The Shas Council of Torah Sages will convene Tuesday to decide on the political
future of MK Haim Amsalem, who has been at the center of a heated debate in the
haredi world for over a week since an article cited him as slamming the Shas
movement and suggested he was about to break off and form a new religious
Sephardi party.
As reported by
The Jerusalem Post, veteran political
commentator Shalom Yerushalmi drew up the lines for Amsalem’s projected new
party in the November 5 weekend
Maariv, based on conversations with the lawmaker
and sources close to him. The party would promote haredi employment and army
service, all from a halachicly committed standpoint, according to the report.

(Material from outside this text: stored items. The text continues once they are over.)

# iglu-contest/gridworld

Hardware: AMD Instinct MI355X
Metric: env-steps/sec (render=False, vector_state) at N parallel envs, 1/2/4/8 GPU (higher is better)
Workload: dtype f64

## Files before the change

gridworld_amd/csrc/render/igw_render_obs.hip:

```cpp
#include <stdio.h>

#include "igw_render_obs_stage.h"

namespace {

constexpr int kAgentBytes = 64;

constexpr int kSinkSlots = 2048;
__device__ uint4 g_sink[kSinkSlots * (kChunk * 3 / 16)];

__global__ __launch_bounds__(kThreads) void igw_obs_pov_kernel(const uint8_t* __restrict__ agent,
                                                           const int8_t* __restrict__ grid,
                                                           const uint32_t* __restrict__ occ, ObsOut ob,
                                                           const uint32_t* __restrict__ atlas, int side,
                                                           uint8_t* __restrict__ out, int W, int H) {
    const int tid = threadIdx.x;
    const int64_t env = blockIdx.x;
    if (tid < kGridStride / 16)
        s_grid4[tid] = reinterpret_cast<const uint4*>(grid + env * kGridStride)[tid];
    else if (tid >= 128 && tid < 128 + kOccWords / 4)
        s_occ4[tid - 128] = reinterpret_cast<const uint4*>(occ + env * kOccWords)[tid - 128];
    const double* pose = reinterpret_cast<const double*>(agent + env * kAgentBytes);
    const int wh = W * H, c0 = blockIdx.y * kChunk;
    uint8_t* dst = out;
    int64_t frame = env;
    if (!out) {
        const unsigned slot = (blockIdx.x * gridDim.y + blockIdx.y) % (unsigned)kSinkSlots;
        dst = reinterpret_cast<uint8_t*>(reinterpret_cast<uintptr_t>(g_sink) + (uintptr_t)slot * (kChunk * 3) -
                                         (uintptr_t)c0 * 3);
        frame = 0;
    }
    render_frame<false>(pose, lds_occ(), lds_grid(), s_stage4, atlas, side, dst, frame, W, H, 3);
    ob.store(reinterpret_cast<const uint8_t*>(s_stage4), env, wh, c0, min(kChunk, wh - c0));
}

thread_local char g_err[512] = "";

int fail(int code, const char* what, const char* detail = "") {
    snprintf(g_err, sizeof(g_err), "igw_render_pov_obs: %s%s", what, detail);
    return code;
}

bool aligned(const void* p, uintptr_t a) { return (reinterpret_cast<uintptr_t>(p) & (a - 1)) == 0; }

bool have_device() {
    static int seen = 0;
    if (!seen) {
        int cnt = 0;
        if (hipGetDeviceCount(&cnt) != hipSuccess || cnt < 1) return false;
        seen = 1;
    }
    return true;
}

}

#ifndef IGW_RENDER_OBS_BUILD_ID
#define IGW_RENDER_OBS_BUILD_ID "igw-render-obs-build-id:unstamped"
#endif

static_assert(sizeof(igw_render_obs) == IGW_RENDER_OBS_BYTES, "include/igw_render_obs.h: IGW_RENDER_OBS_BYTES");

extern "C" {

const char* igw_render_obs_build_id(void) { return &IGW_RENDER_OBS_BUILD_ID[sizeof("igw-render-obs-build-id:") - 1]; }
const char* igw_render_obs_last_error(void) { return g_err; }

int igw_render_pov_obs(const void* agent, const int8_t* grid, const uint32_t* occ, int32_t n, const uint8_t* atlas,
                       int32_t atlas_side, uint8_t* out, int32_t width, int32_t height, const igw_render_obs* obs,
                       void* stream) {
    if (!obs) return fail(IGW_RENDER_ERR_INVALID, "obs is NULL");
    if (n < 0) return fail(IGW_RENDER_ERR_INVALID, "n must be >= 0");
    if (n > 0 && (!agent || !grid || !occ || !atlas)) return fail(IGW_RENDER_ERR_INVALID, "null buffer");
    if (!aligned(agent, 8) || !aligned(grid, 16) || !aligned(occ, 16) || !aligned(atlas, 4))
        return fail(IGW_RENDER_ERR_INVALID, "agent must be 8-byte, grid and occ 16-byte, atlas 4-byte aligned");
    if (obs->dtype < IGW_OBS_U8 || obs->dtype > IGW_OBS_F32)
        return fail(IGW_RENDER_ERR_INVALID, "obs.dtype must be an IGW_OBS_*");
    if (obs->stack < 1 || obs->stack > IGW_RENDER_MAX_STACK)
        return fail(IGW_RENDER_ERR_INVALID, "obs.stack must be in 1..8");
    if (!isfinite(obs->scale) || !isfinite(obs->bias))
        return fail(IGW_RENDER_ERR_INVALID, "obs.scale and obs.bias must be finite");
    if (obs->dtype == IGW_OBS_U8 && (obs->scale != 1.f || obs->bias != 0.f))
        return fail(IGW_RENDER_ERR_INVALID, "IGW_OBS_U8 takes scale 1 and bias 0");
    if (n > 0 && !obs->data) return fail(IGW_RENDER_ERR_INVALID, "obs.data is NULL");
    if (!aligned(obs->data, obs->dtype == IGW_OBS_U8 ? 1 : obs->dtype == IGW_OBS_F32 ? 4 : 2))
        return fail(IGW_RENDER_ERR_INVALID, "obs.data must be aligned to its element size");
    if (obs->restart && obs->restart_stride < 1)
        return fail(IGW_RENDER_ERR_INVALID, "obs.restart_stride must be >= 1");
    if (width < 1 || width > IGW_RENDER_MAX_SIDE || height < 1 || height > IGW_RENDER_MAX_SIDE)
        return fail(IGW_RENDER_ERR_INVALID, "width and height must be in 1..1024");
    if (atlas_side < 8 || atlas_side > IGW_RENDER_MAX_ATLAS || atlas_side % 8)
        return fail(IGW_RENDER_ERR_INVALID, "atlas_side must be a multiple of 8 in 8..256");
    if (!have_device())
        return fail(IGW_RENDER_ERR_NO_DEVICE, "no HIP device available (the renderer has no CPU fallback)");
    if (n == 0) return IGW_RENDER_OK;
    const ObsOut ob{obs->data, obs->restart, obs->restart_stride, obs->scale, obs->bias,
                    obs->dtype, obs->gray != 0, obs->stack, obs->fill != 0};
    const int chunks = (width * height + kChunk - 1) / kChunk;
    hipLaunchKernelGGL(igw_obs_pov_kernel, dim3((unsigned)n, (unsigned)chunks), dim3(kThreads), 0, (hipStream_t)stream,
                       static_cast<const uint8_t*>(agent), grid, occ, ob, reinterpret_cast<const uint32_t*>(atlas),
                       (int)atlas_side, out, (int)width, (int)height);
    const hipError_t e = hipGetLastError();
    if (e != hipSuccess) return fail(IGW_RENDER_ERR_HIP, "launch failed: ", hipGetErrorString(e));
    return IGW_RENDER_OK;
}

}
```

Baseline: 6.481 billion.

## Specialize POV obs renderer with occupied-bounds grid and slab-entry DDA

Replaces the generic render_frame call in the observation kernel with a dedicated obs_frame routine. Before any rays are cast, it computes a per-env bitmask of occupied x/y/z columns in shared memory using atomics. Each ray first clips to the grid's bounding slab, skips traversal entirely when the world is empty, and stops the DDA once it leaves the occupied range. This is meant to cut per-pixel traversal steps, at the cost of an extra barrier and an atomic reduction. It also stores a scratch word in the grid padding, which depends on that padding existing.

```diff
diff --git a/gridworld_amd/csrc/render/igw_render_obs.hip b/gridworld_amd/csrc/render/igw_render_obs.hip
--- a/gridworld_amd/csrc/render/igw_render_obs.hip
+++ b/gridworld_amd/csrc/render/igw_render_obs.hip
@@ -8,6 +8,177 @@
 
 constexpr int kSinkSlots = 2048;
 __device__ uint4 g_sink[kSinkSlots * (kChunk * 3 / 16)];
+
+constexpr int kAxesWord = (kCells + 3) / 4;
+static_assert(kAxesWord * 4 >= kCells && kAxesWord * 4 + 4 <= kGridStride, "the axes word lies in the grid's padding");
+
+__device__ __forceinline__ uint32_t occupied_axes(const uint32_t* s_occ, uint32_t* s_axes) {
+    const int tid = threadIdx.x;
+    if (tid < 99) {
+        const int yv = tid / 11, xv = tid - yv * 11;
+        const int bit = yv * 169 + (xv + 1) * 13 + 1, w = bit >> 5, sh = bit & 31;
+        uint32_t bits = s_occ[w] >> sh;
+        if (sh > 21) bits |= s_occ[w + 1] << (32 - sh);
+        bits &= 0x7ffu;
+        if (bits) atomicOr(s_axes, 1u << xv | 1u << (11 + yv) | bits << 20);
+    }
+    __syncthreads();
+    return __builtin_amdgcn_readfirstlane(*s_axes);
+}
+
+__device__ __forceinline__ void obs_frame(const double* pose, const uint32_t* s_occ, const int8_t* s_grid,
+                                          uint4* s_stage4, const uint32_t* atlas, int side, uint8_t* out,
+                                          int64_t frame, int W, int H) {
+    constexpr int C = 3;
+    const int tid = threadIdx.x;
+    const double ex = pose[0], ey = pose[1], ez = pose[2];
+    double sy, cy, sp, cp;
+    sincos(pose[3] * (M_PI / 180.0), &sy, &cy);
+    sincos(pose[4] * (M_PI / 180.0), &sp, &cp);
+    const float fx = (float)(sy * cp), fy = (float)sp, fz = (float)(-cy * cp);
+    const float rx = (float)cy, rz = (float)sy;
+    const float ux = (float)(-sy * sp), uy = (float)cp, uz = (float)(cy * sp);
+    const bool visible = fabs(ex) < 1e4 && fabs(ey) < 1e4 && fabs(ez) < 1e4 && isfinite(fx + fy + fz + ux + uy + uz);
+    const double oxd = visible ? floor(ex) : 0., oyd = visible ? floor(ey) : 0., ozd = visible ? floor(ez) : 0.;
+    const int ox = (int)oxd, oy = (int)oyd, oz = (int)ozd;
+    const float px0 = visible ? (float)(ex - oxd) : 0.f, py0 = visible ? (float)(ey - oyd) : 0.f,
+                pz0 = visible ? (float)(ez - ozd) : 0.f;
+    const float lox = -5.5f - (float)ox, loy = -1.5f - (float)oy, loz = -5.5f - (float)oz;
+    const float ground = -1.5f - (float)oy;
+    __syncthreads();
+    const uint32_t axes = occupied_axes(s_occ, reinterpret_cast<uint32_t*>(s_grid4) + kAxesWord);
+    const bool blocks = axes != 0u;
+    const uint32_t ax = axes & 0x7ffu, ay = (axes >> 11) & 0x1ffu, az = axes >> 20;
+    const int x0 = __ffs(ax) - 1, x1 = 31 - __clz(ax), y0 = __ffs(ay) - 1, y1 = 31 - __clz(ay), z0 = __ffs(az) - 1,
+              z1 = 31 - __clz(az);
+    uint8_t* stage = reinterpret_cast<uint8_t*>(s_stage4);
+
+    const int wh = W * H;
+    const int c0 = blockIdx.y * kChunk;
+    const int len = min(kChunk, wh - c0);
+    const int sub = side >> 3;
+    const float inv_h = 1.f / (float)H;
+    const int di = kThreads / W, dj = kThreads - di * W;
+    int i = (c0 + tid) / W, j = (c0 + tid) - i * W;
+    for (int q = tid; q < len; q += kThreads, i += di, j += dj) {
+        if (j >= W) { j -= W; i++; }
+        uint32_t rgba = IGW_RENDER_CLEAR_RGBA;
+        if (visible) {
+            const float a = (float)(2 * j + 1 - W) * inv_h, b = (float)(H - 2 * i - 1) * inv_h;
+            const float dx = fx + a * rx + b * ux, dy = fy + b * uy, dz = fz + a * rz + b * uz;
+            const float ix = 1.f / dx, iy = 1.f / dy, iz = 1.f / dz;
+            int face = -1, hx = 0, hy = 0, hz = 0;
+            float th = 0.f;
+            if (blocks) {
+                float t0 = 0.f, t1 = kFar;
+                int axis = -1;
+                bool miss = false;
+#define IGW_SLAB(P, D, I, LO, N, K)                                                       \
+                if (D != 0.f) {                                                           \
+                    float ta = (LO - P) * I, tb = (LO + N - P) * I;                       \
+                    if (ta > tb) { float s = ta; ta = tb; tb = s; }                       \
+                    if (ta > t0) { t0 = ta; axis = K; }                                   \
+                    t1 = fminf(t1, tb);                                                   \
+                } else if (P < LO || P > LO + N) miss = true;
+                IGW_SLAB(px0, dx, ix, lox, 11.f, 0)
+                IGW_SLAB(py0, dy, iy, loy, 9.f, 1)
+                IGW_SLAB(pz0, dz, iz, loz, 11.f, 2)
+#undef IGW_SLAB
+                if (!miss && t0 <= t1) {
+                    int cx = min(max((int)floorf(px0 + t0 * dx - lox), 0), 10);
+                    int cyy = min(max((int)floorf(py0 + t0 * dy - loy), 0), 8);
+                    int cz = min(max((int)floorf(pz0 + t0 * dz - loz), 0), 10);
+                    if (axis == 0) cx = dx > 0.f ? 0 : 10;
+                    if (axis == 1) cyy = dy > 0.f ? 0 : 8;
+                    if (axis == 2) cz = dz > 0.f ? 0 : 10;
+                    const int face_x = dx > 0.f ? kLeft : kRight, face_y = dy > 0.f ? kBottom : kTop,
+                              face_z = dz > 0.f ? kBack : kFront;
+                    int bit = cyy * 169 + (cx + 1) * 13 + (cz + 1);
+                    if (axis >= 0 && t0 >= kNear && ((s_occ[bit >> 5] >> (bit & 31)) & 1u)) {
+                        face = axis == 0 ? face_x : axis == 1 ? face_y : face_z;
+                        th = t0;
+                    }
+                    const int sx = dx > 0.f ? 1 : -1, syy = dy > 0.f ? 1 : -1, sz = dz > 0.f ? 1 : -1;
+                    const int endx = dx > 0.f ? x1 + 1 : x0 - 1, endy = dy > 0.f ? y1 + 1 : y0 - 1,
+                              endz = dz > 0.f ? z1 + 1 : z0 - 1;
+                    const bool past = (dx > 0.f ? cx >= endx : cx <= endx) || (dy > 0.f ? cyy >= endy : cyy <= endy) ||
+                                      (dz > 0.f ? cz >= endz : cz <= endz);
+                    float nx = dx != 0.f ? (lox + (float)(cx + (dx > 0.f)) - px0) * ix : INFINITY;
+                    float ny = dy != 0.f ? (loy + (float)(cyy + (dy > 0.f)) - py0) * iy : INFINITY;
+                    float nz = dz != 0.f ? (loz + (float)(cz + (dz > 0.f)) - pz0) * iz : INFINITY;
+                    for (int it = 0; !past && face < 0 && it < 30; ++it) {
+                        float t;
+                        int f;
+                        if (nx <= ny && nx <= nz) {
+                            t = nx; cx += sx; bit += 13 * sx; f = face_x;
+                            if (cx == endx) break;
+                            nx = (lox + (float)(cx + (dx > 0.f)) - px0) * ix;
+                        } else if (ny <= nz) {
+                            t = ny; cyy += syy; bit += 169 * syy; f = face_y;
+                            if (cyy == endy) break;
+                            ny = (loy + (float)(cyy + (dy > 0.f)) - py0) * iy;
+                        } else {
+                            t = nz; cz += sz; bit += sz; f = face_z;
+                            if (cz == endz) break;
+                            nz = (loz + (float)(cz + (dz > 0.f)) - pz0) * iz;
+                        }
+                        if (t > kFar) break;
+                        if (t >= kNear && ((s_occ[bit >> 5] >> (bit & 31)) & 1u)) { face = f; th = t; }
+                    }
+                    hx = cx; hy = cyy; hz = cz;
+                }
+            }
+            int col = -1, rowb = 0;
+            if (face >= 0) {
+                const float lx = px0 + th * dx - (lox + (float)hx), ly = py0 + th * dy - (loy + (float)hy),
+                            lz = pz0 + th * dz - (loz + (float)hz);
+                float u, v;
+                int cu, cv;
+                switch (face) {
+                    case kTop: u = lz; v = lx; cu = 0; cv = 1; break;
+                    case kBottom: u = lx; v = lz; cu = 1; cv = 0; break;
+                    case kLeft: u = lz; v = ly; cu = 0; cv = 0; break;
+                    case kRight: u = 1.f - lz; v = ly; cu = 0; cv = 0; break;
+                    case kFront: u = lx; v = ly; cu = 1; cv = 1; break;
+                    default: u = 1.f - lx; v = ly; cu = 1; cv = 1; break;
+                }
+                const int cell = hy * 121 + hx * 11 + hz;
+                int id = s_grid[cell];
+                id = id < 1 ? 1 : id > 6 ? 6 : id;
+                const int tile = id + 1;
+                col = (tile & 3) * 2 * sub + cu * sub + texel_index(u, sub);
+                rowb = (tile >> 2) * 2 * sub + cv * sub + texel_index(v, sub);
+            } else if (dy < 0.f && py0 > ground) {
+                const float t = (ground - py0) * iy;
+                if (t >= kNear && t <= kFar) {
+                    const float gx = px0 + t * dx + 0.5f, gz = pz0 + t * dz + 0.5f;
+                    const float fgx = floorf(gx), fgz = floorf(gz);
+                    const int qx = ox + (int)fgx, qz = oz + (int)fgz;
+                    if (qx >= -18 && qx <= 18 && qz >= -18 && qz <= 18) {
+                        const int tile = (qx >= -5 && qx <= 5 && qz >= -5 && qz <= 5) ? 0 : 1;
+                        col = tile * 2 * sub + texel_index(gz - fgz, 2 * sub);
+                        rowb = texel_index(gx - fgx, 2 * sub);
+                    }
+                }
+            }
+            if (col >= 0) rgba = atlas[(side - 1 - rowb) * side + col];
+        }
+        stage[3 * q] = (uint8_t)rgba;
+        stage[3 * q + 1] = (uint8_t)(rgba >> 8);
+        stage[3 * q + 2] = (uint8_t)(rgba >> 16);
+    }
+    __syncthreads();
+    const int nbytes = len * C;
+    uint8_t* dst = out + (frame * (int64_t)wh + c0) * C;
+    if (((reinterpret_cast<uintptr_t>(dst) | (uintptr_t)nbytes) & 15) == 0) {
+        for (int k = tid; k < nbytes / 16; k += kThreads) reinterpret_cast<uint4*>(dst)[k] = s_stage4[k];
+    } else if (((reinterpret_cast<uintptr_t>(dst) | (uintptr_t)nbytes) & 3) == 0) {
+        for (int k = tid; k < nbytes / 4; k += kThreads)
+            reinterpret_cast<uint32_t*>(dst)[k] = reinterpret_cast<const uint32_t*>(stage)[k];
+    } else {
+        for (int k = tid; k < nbytes; k += kThreads) dst[k] = stage[k];
+    }
+}
 
 __global__ __launch_bounds__(kThreads) void igw_obs_pov_kernel(const uint8_t* __restrict__ agent,
                                                            const int8_t* __restrict__ grid,
@@ -16,9 +187,11 @@
                                                            uint8_t* __restrict__ out, int W, int H) {
     const int tid = threadIdx.x;
     const int64_t env = blockIdx.x;
-    if (tid < kGridStride / 16)
-        s_grid4[tid] = reinterpret_cast<const uint4*>(grid + env * kGridStride)[tid];
-    else if (tid >= 128 && tid < 128 + kOccWords / 4)
+    if (tid < kGridStride / 16) {
+        uint4 cells = reinterpret_cast<const uint4*>(grid + env * kGridStride)[tid];
+        if (tid == kAxesWord / 4) (&cells.x)[kAxesWord % 4] = 0u;
+        s_grid4[tid] = cells;
+    } else if (tid >= 128 && tid < 128 + kOccWords / 4)
         s_occ4[tid - 128] = reinterpret_cast<const uint4*>(occ + env * kOccWords)[tid - 128];
     const double* pose = reinterpret_cast<const double*>(agent + env * kAgentBytes);
     const int wh = W * H, c0 = blockIdx.y * kChunk;
@@ -30,7 +203,7 @@
                                          (uintptr_t)c0 * 3);
         frame = 0;
     }
-    render_frame<false>(pose, lds_occ(), lds_grid(), s_stage4, atlas, side, dst, frame, W, H, 3);
+    obs_frame(pose, lds_occ(), lds_grid(), s_stage4, atlas, side, dst, frame, W, H);
     ob.store(reinterpret_cast<const uint8_t*>(s_stage4), env, wh, c0, min(kChunk, wh - c0));
 }
 
```

After: 6.464 billion. No clear change (-0.3%).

Yerushalmi also mentioned the name of former Shas leader Aryeh Deri as a figure
who could join Amsalem’s new party.
RELATED:MK Amsalem: Talk of me forming new party is ‘speculation’ Margi: Shas encourages followers to earn degrees That same Friday, Amsalem issued a
statement saying that he was “a member of Shas and active in it, and from within
it, in order to change and amend what is needed, for the benefit of the people
of Israel and the Torah of Israel” – without explicitly denying Yerushalmi’s
thesis.
Shas chairman Eli Yishai seized the opportunity to convince
Amsalem’s spiritual leader and political patron, Rabbi Meir Mazuz, that his
protegé desecrated the name of heaven not only in the recent article, but in
many other instances as well, and presented an entire file last Thursday proving
his point.
Amsalem has caused the other Shas politicians grief on more
than one occasion – most notably regarding discrimination against Sephardi
children in the haredi education system, with Amsalem leading a continuous and
clear line of separation from dependency on Ashkenazi institutions. In addition,
Amsalem, a rabbi by training, does not hesitate to draw on Jewish sources to
prove the importance of employment for those incapable of dedicating their life
to Torah study, or to advocate that the rabbinical establishment encourage
conversion for Israelis with Jewish roots who have tied their fate with that of
the Jewish people, such as the hundreds of thousands of olim from the former
Soviet Union who are not halachicly Jewish but serve in the
IDF.
Following the discussion with Yishai, Mazuz reportedly informed
Council of Torah Sages head Rabbi Ovadia Yosef that as far as he was concerned,
Amsalem could be ejected from the party.
In addition, Rabbi Moshe Maya,
also a member of the council, said in a radio interview Sunday that Amsalem was
in need of mental health care due to the statements attributed to the
lawmaker.
Amsalem, who was out of the country for a week and did not
respond directly to the maelstrom, returned to Israel Monday evening from
Canada, where he had attended the Ottawa Conference for Combating Anti-
Semitism, and headed off to meet with Mazuz.
The MK expressed confidence
that he would be able to set things straight with his mentor, whom he believes
was deliberately misinformed by Yishai.